Portugal é o favorito no grupo, ao lado da Colômbia, apontada por muitos como uma das possíveis surpresas deste Mundial. Mas também é importante não subestimar a equipe africana, que evoluiu nos últimos anos. Por fim, a seleção uzbeque, que apesar de inexperiente nesse tipo de competição, conta com um treinador que sabe o que é vencer a Copa, embora como jogador. Um prato cheio para emoções e surpresas!
Número de participações: nove
Melhor campanha: terceiro lugar
Portugal teve ao longo da história alguns momentos em que esteve em destaque, dos tempos de Eusébio até hoje. O crescimento neste século é inquestionável, com a conquista da Euro como primeiro grande título. O sentimento de que é possível sonhar com mais volta a estar presente para os portugueses, já que a geração atual parece ter tudo para atuar em alto nível e até superar as anteriores.
Por isso mesmo, as expectativas também são altíssimas — os próprios jogadores alimentam essas esperanças em seus discursos. A seleção portuguesa vem de uma vitória na Liga das Nações, onde superou adversários fortes: Alemanha, em casa, e Espanha, campeã europeia.
No sentido oposto, as últimas participações portuguesas no Mundial têm terminado de forma decepcionante, mesmo com bons elencos. Mais recentemente, em 2022, a Equipe das Quinas acabou eliminada nas quartas de final diante de Marrocos, sensação da Copa (um alerta para o Brasil). Antes disso, em 2018, caiu nas oitavas após derrota para o Uruguai, enquanto em 2014 nem passou da fase de grupos.

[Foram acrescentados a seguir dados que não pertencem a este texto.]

template <typename T, int N, int M, bool RECIP = false>
__device__ __forceinline__ void reg_update(T (&x)[N], T (&P)[N][N], const T (&H)[M][N], const T (&R)[M][M],
                                           const T (&z)[M], KfUpdateOut<T, N, M> &o)
{
    static_assert(!RECIP || M == 1, "the reciprocal gain is the one-row block's");
#pragma unroll
    for (int a = 0; a < M; a++) {
        T s = H[a][0] * x[0];
#pragma unroll
        for (int k = 1; k < N; k++) s += H[a][k] * x[k];
        o.y[a] = z[a] - s;
    }
    T PHT[N][M];
#pragma unroll
    for (int i = 0; i < N; i++)
#pragma unroll
        for (int a = 0; a < M; a++) {
            T s = P[i][0] * H[a][0];
#pragma unroll
            for (int k = 1; k < N; k++) s += P[i][k] * H[a][k];
            PHT[i][a] = s;
        }
#pragma unroll
    for (int a = 0; a < M; a++)
#pragma unroll
        for (int b = 0; b < M; b++) {
            T s = H[a][0] * PHT[0][b];
#pragma unroll
            for (int k = 1; k < N; k++) s += H[a][k] * PHT[k][b];
            o.S[a][b] = s + R[a][b];
        }
    o.ok = reg_inverse<T, M>(o.S, o.SI, o.logdet);
    if (!RECIP && !o.ok) return;
#pragma unroll
    for (int i = 0; i < N; i++)
#pragma unroll
        for (int a = 0; a < M; a++) {
            T s = PHT[i][0] * o.SI[0][a];
#pragma unroll
            for (int b = 1; b < M; b++) s += PHT[i][b] * o.SI[b][a];
            o.K[i][a] = s;
        }
#pragma unroll
    for (int i = 0; i < N; i++) {
        T s = x[i];
#pragma unroll
        for (int a = 0; a < M; a++) s += o.K[i][a] * o.y[a];
        x[i] = s;
    }
    T IKH[N][N];
#pragma unroll
    for (int i = 0; i < N; i++)
#pragma unroll
        for (int j = 0; j < N; j++) {
            T s = (i == j) ? T(1) : T(0);
#pragma unroll
            for (int a = 0; a < M; a++) s -= o.K[i][a] * H[a][j];
            IKH[i][j] = s;
        }
    T T1[N][N];
#pragma unroll
    for (int i = 0; i < N; i++)
#pragma unroll
        for (int j = 0; j < N; j++) {
            T s = IKH[i][0] * P[0][j];
#pragma unroll
            for (int k = 1; k < N; k++) s += IKH[i][k] * P[k][j];
            T1[i][j] = s;
        }
    T KR[N][M];
#pragma unroll
    for (int i = 0; i < N; i++)
#pragma unroll
        for (int b = 0; b < M; b++) {
            T s = o.K[i][0] * R[0][b];
#pragma unroll
            for (int a = 1; a < M; a++) s += o.K[i][a] * R[a][b];
            KR[i][b] = s;
        }
#pragma unroll
    for (int i = 0; i < N; i++)
#pragma unroll
        for (int j = 0; j < N; j++) {
            T s = T1[i][0] * IKH[j][0];
#pragma unroll
            for (int k = 1; k < N; k++) s += T1[i][k] * IKH[j][k];
#pragma unroll
            for (int a = 0; a < M; a++) s += KR[i][a] * o.K[j][a];
            P[i][j] = s;
        }
}

template <typename T, int N, int M>
__device__ __forceinline__ void reg_update_correlated(T (&x)[N], T (&P)[N][N], const T (&H)[M][N], const T (&R)[M][M],
                                                      const T (&Mc)[N][M], const T (&z)[M], KfUpdateOut<T, N, M> &o)
{
#pragma unroll
    for (int a = 0; a < M; a++) {
        T s = H[a][0] * x[0];
#pragma unroll
        for (int k = 1; k < N; k++) s += H[a][k] * x[k];
        o.y[a] = z[a] - s;
    }
    T PHT[N][M], HM[M][M];
#pragma unroll
    for (int i = 0; i < N; i++)
#pragma unroll
        for (int a = 0; a < M; a++) {
            T s = P[i][0] * H[a][0];
#pragma unroll
            for (int k = 1; k < N; k++) s += P[i][k] * H[a][k];
            PHT[i][a] = s;
        }
#pragma unroll
    for (int a = 0; a < M; a++)
#pragma unroll
        for (int b = 0; b < M; b++) {
            T s = H[a][0] * Mc[0][b];
#pragma unroll
            for (int k = 1; k < N; k++) s += H[a][k] * Mc[k][b];
            HM[a][b] = s;
        }
#pragma unroll
    for (int a = 0; a < M; a++)
#pragma unroll
        for (int b = 0; b < M; b++) {
            T s = H[a][0] * PHT[0][b];
#pragma unroll
            for (int k = 1; k < N; k++) s += H[a][k] * PHT[k][b];
            o.S[a][b] = s + HM[a][b] + HM[b][a] + R[a][b];
        }
    o.ok = reg_inverse<T, M>(o.S, o.SI, o.logdet);
    if (!o.ok) return;
#pragma unroll
    for (int i = 0; i < N; i++)
#pragma unroll
        for (int a = 0; a < M; a++) {
            T s = (PHT[i][0] + Mc[i][0]) * o.SI[0][a];
#pragma unroll
            for (int b = 1; b < M; b++) s += (PHT[i][b] + Mc[i][b]) * o.SI[b][a];
            o.K[i][a] = s;
        }
#pragma unroll
    for (int i = 0; i < N; i++) {
        T s = x[i];
#pragma unroll
        for (int a = 0; a < M; a++) s += o.K[i][a] * o.y[a];
        x[i] = s;
    }
    T G[M][N];
#pragma unroll
    for (int a = 0; a < M; a++)
#pragma unroll
        for (int j = 0; j < N; j++) {
            T s = H[a][0] * P[0][j];
#pragma unroll
            for (int k = 1; k < N; k++) s += H[a][k] * P[k][j];
            G[a][j] = s + Mc[j][a];
        }
#pragma unroll
    for (int i = 0; i < N; i++)
#pragma unroll
        for (int j = 0; j < N; j++) {
            T s = o.K[i][0] * G[0][j];
#pragma unroll
            for (int a = 1; a < M; a++) s += o.K[i][a] * G[a][j];
            P[i][j] -= s;
        }
}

Não tem sido um nome unânime entre os torcedores portugueses; porém, Roberto Martínez já fez algo que quase ninguém conseguiu por Portugal: ganhar um troféu. O treinador espanhol também reúne muita experiência em participações anteriores, principalmente com a seleção da Bélgica, onde chegou até às semifinais na Rússia. Além disso, o técnico se destaca pela criação de um ambiente de confiança e de união do grupo.
Bruno Fernandes chega a este Mundial com certo status e em grande fase, sobretudo pela temporada individual no Manchester United. O meia quebrou o recorde de assistências da Premier League e vai, certamente, buscar servir ainda mais seus companheiros de seleção. Apesar de outras grandes estrelas, o peso da camisa 8 é inegável e o jogo português terá sempre de passar por seus pés. Há, claro, ainda Cristiano Ronaldo, mas sem o peso de protagonismo de outros tempos.

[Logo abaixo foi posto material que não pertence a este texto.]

# wvu-navLab/corenav-GP

Hardware: AMD Instinct MI355X
Metric: GP-fits/s (higher is better)
Workload: dtype f64; 1 GPU; BASELINE configs[1]: batch of independent fixed-theta GP fits, N=2048 d=6 M=599 kernel=SE-ARD f64; streams=0, pipeline_depth=1, N=2048, d=6, M=599, inputs=resident in HBM, ranks=1

## Files before the change

corenav_gp_amd/csrc/cgp_kernels_fused.hpp:

```cpp
#pragma once
#include "cgp_kernels.hpp"

namespace cgp {

#ifndef CGP_SKIP_DEAD_WAVE
#define CGP_SKIP_DEAD_WAVE 1
#endif
constexpr bool kSkipDeadWave = CGP_SKIP_DEAD_WAVE != 0;

template <typename T>
__device__ __forceinline__ void stage_first_chunk(const T *gR, size_t ldR, const T *gC, size_t ldC, T *smem, int tid) {
  constexpr int CH = KT * LDST;
  if constexpr (sizeof(T) == 8) {
    typedef __attribute__((address_space(3))) void lds_void;
    typedef const __attribute__((address_space(1))) void gbl_void;
    const int lane = tid & 63;
    const int wave = __builtin_amdgcn_readfirstlane(tid >> 6);
#pragma unroll
    for (int i = 0; i < KT / 4; ++i) {
      const int col = wave * (KT / 4) + i;
      __builtin_amdgcn_global_load_lds((gbl_void *)(gR + (size_t)col * ldR + lane * 2), (lds_void *)(smem + col * LDST), 16, 0, 0);
      __builtin_amdgcn_global_load_lds((gbl_void *)(gC + (size_t)col * ldC + lane * 2), (lds_void *)(smem + CH + col * LDST), 16, 0, 0);
    }
  } else {
// ... 529 lines not shown
  for (int ks = 0; ks < KT / 4; ++ks) asm volatile("" : "+v"(f.r[S][ks]));
  if constexpr (ISSUE) {
    cpanel_stage<T>(gC, ldC, c + D, smem + ((S + D) % R) * CH, lane, wave);
    rfrag_load<T, (S + D) % R>(f, gRl, ldR, c + D, lq);
  }
  const T *cur = smem + S * CH + lq * LDST + l15;
  T fa[2][NCB];
#pragma unroll
  for (int cb = 0; cb < NCB; ++cb) fa[0][cb] = cur[cb * DB];
#pragma unroll
  for (int ks = 0; ks < KT / 4; ++ks) {
    if (ks + 1 < KT / 4) {
#pragma unroll
      for (int cb = 0; cb < NCB; ++cb) fa[(ks + 1) & 1][cb] = cur[(ks + 1) * 4 * LDST + cb * DB];
    }
    const typename RowFrag<T, R>::vec2 fb = f.r[S][ks];
    if constexpr (ACC) {
      const T zv = zs[ks * 4 + lq];
      ms[0] = __builtin_fma(fb[0], zv, ms[0]);
      ms[1] = __builtin_fma(fb[1], zv, ms[1]);
      ms[2] = __builtin_fma(fb[0], fb[0], ms[2]);
      ms[3] = __builtin_fma(fb[1], fb[1], ms[3]);
    }
#pragma unroll
    for (int cb = 0; cb < NCB; ++cb) {
      acc[cb][0] = P::mfma(fa[ks & 1][cb], fb[0], acc[cb][0]);
      acc[cb][1] = P::mfma(fa[ks & 1][cb], fb[1], acc[cb][1]);
    }
  }
}

template <typename T, int R = 4>
__device__ __forceinline__ void mfma_rowpanel_loop_rdirect(typename Prec<T>::acc_t (&acc)[NCB][2], RowFrag<T, R> &f, const T *gR,
                                                           size_t ldR, const T *gC, size_t ldC, int nchunk, T *smem, int tid,
                                                           const T *zs, T (&ms)[4]) {
  if (nchunk <= 0) return;
  constexpr int D = deep_dist<R>();
  constexpr int L = cpanel_loads<T>() + KT / 4;
  static_assert((D - 1) * L <= 63 && D < R && 8 % R == 0, "ring / distance / vmcnt");
  const int lane = tid & 63;
  const int wave = __builtin_amdgcn_readfirstlane(tid >> 6);
  const T *gRl = gR + wave * 32 + 2 * (lane & 15);
  int c = 0;
  for (; c + 8 < nchunk; c += R) {
    static_for<0, R>([&](auto jc) {
      constexpr int J = decltype(jc)::value;
      rdirect_step<T, R, J, true, (D - 1) * L>(acc, f, gRl, ldR, gC, ldC, c + J, smem, lane, wave);
    });
  }
  static_for<0, 8>([&](auto jc) {
    constexpr int J = decltype(jc)::value;
    constexpr int behind = (D - 1) < (7 - J) ? (D - 1) : (7 - J);
    rdirect_step<T, R, J % R, (J + D < 8), behind * L, true>(acc, f, gRl, ldR, gC, ldC, c + J, smem, lane, wave, zs + J * KT, ms);
  });
}

constexpr int TRI_PD = 2;
__device__ __forceinline__ constexpr int tri_buf(int i) { return i * KT * LDST; }

template <typename T> constexpr int tri_dma_loads() { return sizeof(T) == 8 ? KT / 4 : KT / 2; }
template <typename T, bool DEEP = sizeof(T) == 8>
__device__ __forceinline__ void stage_chunk_tri(const T *gR, size_t ldR, int chunk, T *buf, int tid) {
  if constexpr (DEEP) {
    typedef __attribute__((address_space(3))) void lds_void;
    typedef const __attribute__((address_space(1))) void gbl_void;
    const int lane = tid & 63;
    const int wave = __builtin_amdgcn_readfirstlane(tid >> 6);
#pragma unroll
    for (int i = 0; i < KT / 4; ++i) {
      const int col = wave * (KT / 4) + i;
      const T *src = gR + (size_t)(chunk * KT + col) * ldR;
      if constexpr (sizeof(T) == 8) {
        __builtin_amdgcn_global_load_lds((gbl_void *)(src + lane * 2), (lds_void *)(buf + col * LDST), 16, 0, 0);
      } else {
        __builtin_amdgcn_global_load_lds((gbl_void *)(src + lane), (lds_void *)(buf + col * LDST), 4, 0, 0);
        __builtin_amdgcn_global_load_lds((gbl_void *)(src + 64 + lane), (lds_void *)(buf + col * LDST + 64), 4, 0, 0);
      }
    }
  } else {
    using vec8 = T __attribute__((ext_vector_type(8)));
    const int sc = tid >> 4, sr = (tid & 15) * 8;
    *reinterpret_cast<vec8 *>(buf + sc * LDST + sr) = *reinterpret_cast<const vec8 *>(gR + sr + (size_t)(chunk * KT + sc) * ldR);
  }
}

template <typename T, int W, bool DEEP>
__device__ __forceinline__ void syrk_tri_wave(typename Prec<T>::acc_t (&acc)[NCB][2], const T *gR, size_t ldR, int nchunk,
                                              T *smem, int tid) {
  using P = Prec<T>;
  constexpr int RB0 = W, RB1 = NCB - 1 - W;
  const int lane = tid & 63;
  const int l15 = lane & 15, lq = lane >> 4;

  auto compute = [&](const T *cur) {
#pragma unroll
    for (int ks = 0; ks < KT / 4; ++ks) {
      const T *ra = cur + (ks * 4 + lq) * LDST + l15;
      T fa[RB1 + 1];
#pragma unroll
      for (int cb = 0; cb <= RB1; ++cb) fa[cb] = ra[cb * DB];
#pragma unroll
      for (int cb = 0; cb <= RB1; ++cb) {
        if (cb <= RB0) acc[cb][0] = P::mfma(fa[cb], fa[RB0], acc[cb][0]);
        acc[cb][1] = P::mfma(fa[cb], fa[RB1], acc[cb][1]);
      }
    }
// ... 96 lines not shown
  const bf8 c01[2] = {__builtin_bit_cast(bf8, a01[RB0]), __builtin_bit_cast(bf8, a01[RB1])};
  static_for<0, RB1 + 1>([&](auto cc) {
    constexpr int CB = decltype(cc)::value;
    const bf8 a = __builtin_bit_cast(bf8, a01[CB]);
    if constexpr (CB <= RB0) acc[CB][0] = __builtin_amdgcn_mfma_f32_16x16x32_bf16(a, c10[0], acc[CB][0], 0, 0, 0);
    acc[CB][1] = __builtin_amdgcn_mfma_f32_16x16x32_bf16(a, c10[1], acc[CB][1], 0, 0, 0);
  });
  static_for<0, RB1 + 1>([&](auto cc) {
    constexpr int CB = decltype(cc)::value;
    const bf8 a = __builtin_bit_cast(bf8, a01[CB]);
    if constexpr (CB <= RB0) acc[CB][0] = __builtin_amdgcn_mfma_f32_16x16x32_bf16(a, c01[0], acc[CB][0], 0, 0, 0);
    acc[CB][1] = __builtin_amdgcn_mfma_f32_16x16x32_bf16(a, c01[1], acc[CB][1], 0, 0, 0);
  });
}
template <int D, int W, int S>
__device__ __forceinline__ void bx6_tri_iter(Prec<float>::acc_t (&acc)[NCB][2], BxTriStage<D> &st, int c, int nchunk, float *smem, const unsigned (&e)[2], bool hi) {
  st.template load<S>(c + D);
  lds_barrier();
  bx6_tri_compute<W, (S & 1) * 6 * BX_PLANE>(acc, e, hi);
  if (c + 1 < nchunk) st.template store<(S + 1) % D>(smem + ((S + 1) & 1) * BXT_FLOATS);
}
template <int D, int W>
__device__ __forceinline__ void bx6_tri_wave(Prec<float>::acc_t (&acc)[NCB][2], BxTriStage<D> &st, int nchunk, float *smem, int tid) {
  const int lane = tid & 63, l15 = lane & 15, lq = lane >> 4;
  const unsigned base = (unsigned)(size_t)smem;
  const unsigned e[2] = {base + 2 * bx_pos(l15, lq & 1), base + 2 * (bx_pos(DB + l15, lq & 1) - DB * BXS)};
  st.template store<0>(smem);
  for (int c0 = 0; c0 < nchunk; c0 += D) {
    bx6_tri_iter<D, W, 0>(acc, st, c0, nchunk, smem, e, lq >> 1);
    bx6_tri_iter<D, W, 1>(acc, st, c0 + 1, nchunk, smem, e, lq >> 1);
    if (D > 2) bx6_tri_iter<D, W, 2 % D>(acc, st, c0 + 2, nchunk, smem, e, lq >> 1);
    if (D > 2) bx6_tri_iter<D, W, 3 % D>(acc, st, c0 + 3, nchunk, smem, e, lq >> 1);
  }
}
template <int D>
__device__ __forceinline__ void bx6_syrk_tri_loop(Prec<float>::acc_t (&acc)[NCB][2], BxTriStage<D> &st, int nchunk, float *smem, int tid) {
  if (nchunk <= 0) return;
  const int wave = __builtin_amdgcn_readfirstlane(tid >> 6);
  switch (wave) {
    case 0: bx6_tri_wave<D, 0>(acc, st, nchunk, smem, tid); break;
    case 1: bx6_tri_wave<D, 1>(acc, st, nchunk, smem, tid); break;
    case 2: bx6_tri_wave<D, 2>(acc, st, nchunk, smem, tid); break;
    default: bx6_tri_wave<D, 3>(acc, st, nchunk, smem, tid); break;
  }
}
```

O jovem meia do PSG vai disputar sua primeira Copa do Mundo. Aos 21 anos, o atleta tem sido peça fundamental para Luis Enrique no clube francês, contribuindo não só para um dos períodos mais vitoriosos da equipe, como também para a evolução do compatriota Vitinha. O trio do PSG, completado por Nuno Mendes, promete ser a espinha dorsal desta equipe.
Outros jogadores importantes: Cristiano Ronaldo (Al-Nassr), Nuno Mendes (PSG), Vitinha (PSG), Rúben Dias (Manchester City), Bernardo Silva (Manchester City) e Diogo Costa (FC Porto)
Número de participações: sete
Melhor campanha: quartas de final
Como já dito, a seleção colombiana é a principal ameaça para o favoritismo de Portugal no grupo. Além de uma equipe tradicionalmente forte, os cafeteros fizeram uma ótima fase eliminatória, na qual terminaram em terceiro lugar com 28 pontos — sete vitórias, sete empates e quatro derrotas —, apenas atrás de Argentina e Equador. Inclusive, chegaram a derrotar a atual campeã do Mundo.
No entanto, a melhor fase parece ter passado. Depois de ficar fora do Mundial de 2022, a Colômbia não quis dar chances ao azar e ficou invicta por dois anos: a sequência de 28 jogos sem perder terminou na final da Copa América, quando a albiceleste levantou o troféu. Ainda assim, e apesar da irregularidade recente, o duelo com a equipe portuguesa promete ser um dos mais quentes da fase de grupos.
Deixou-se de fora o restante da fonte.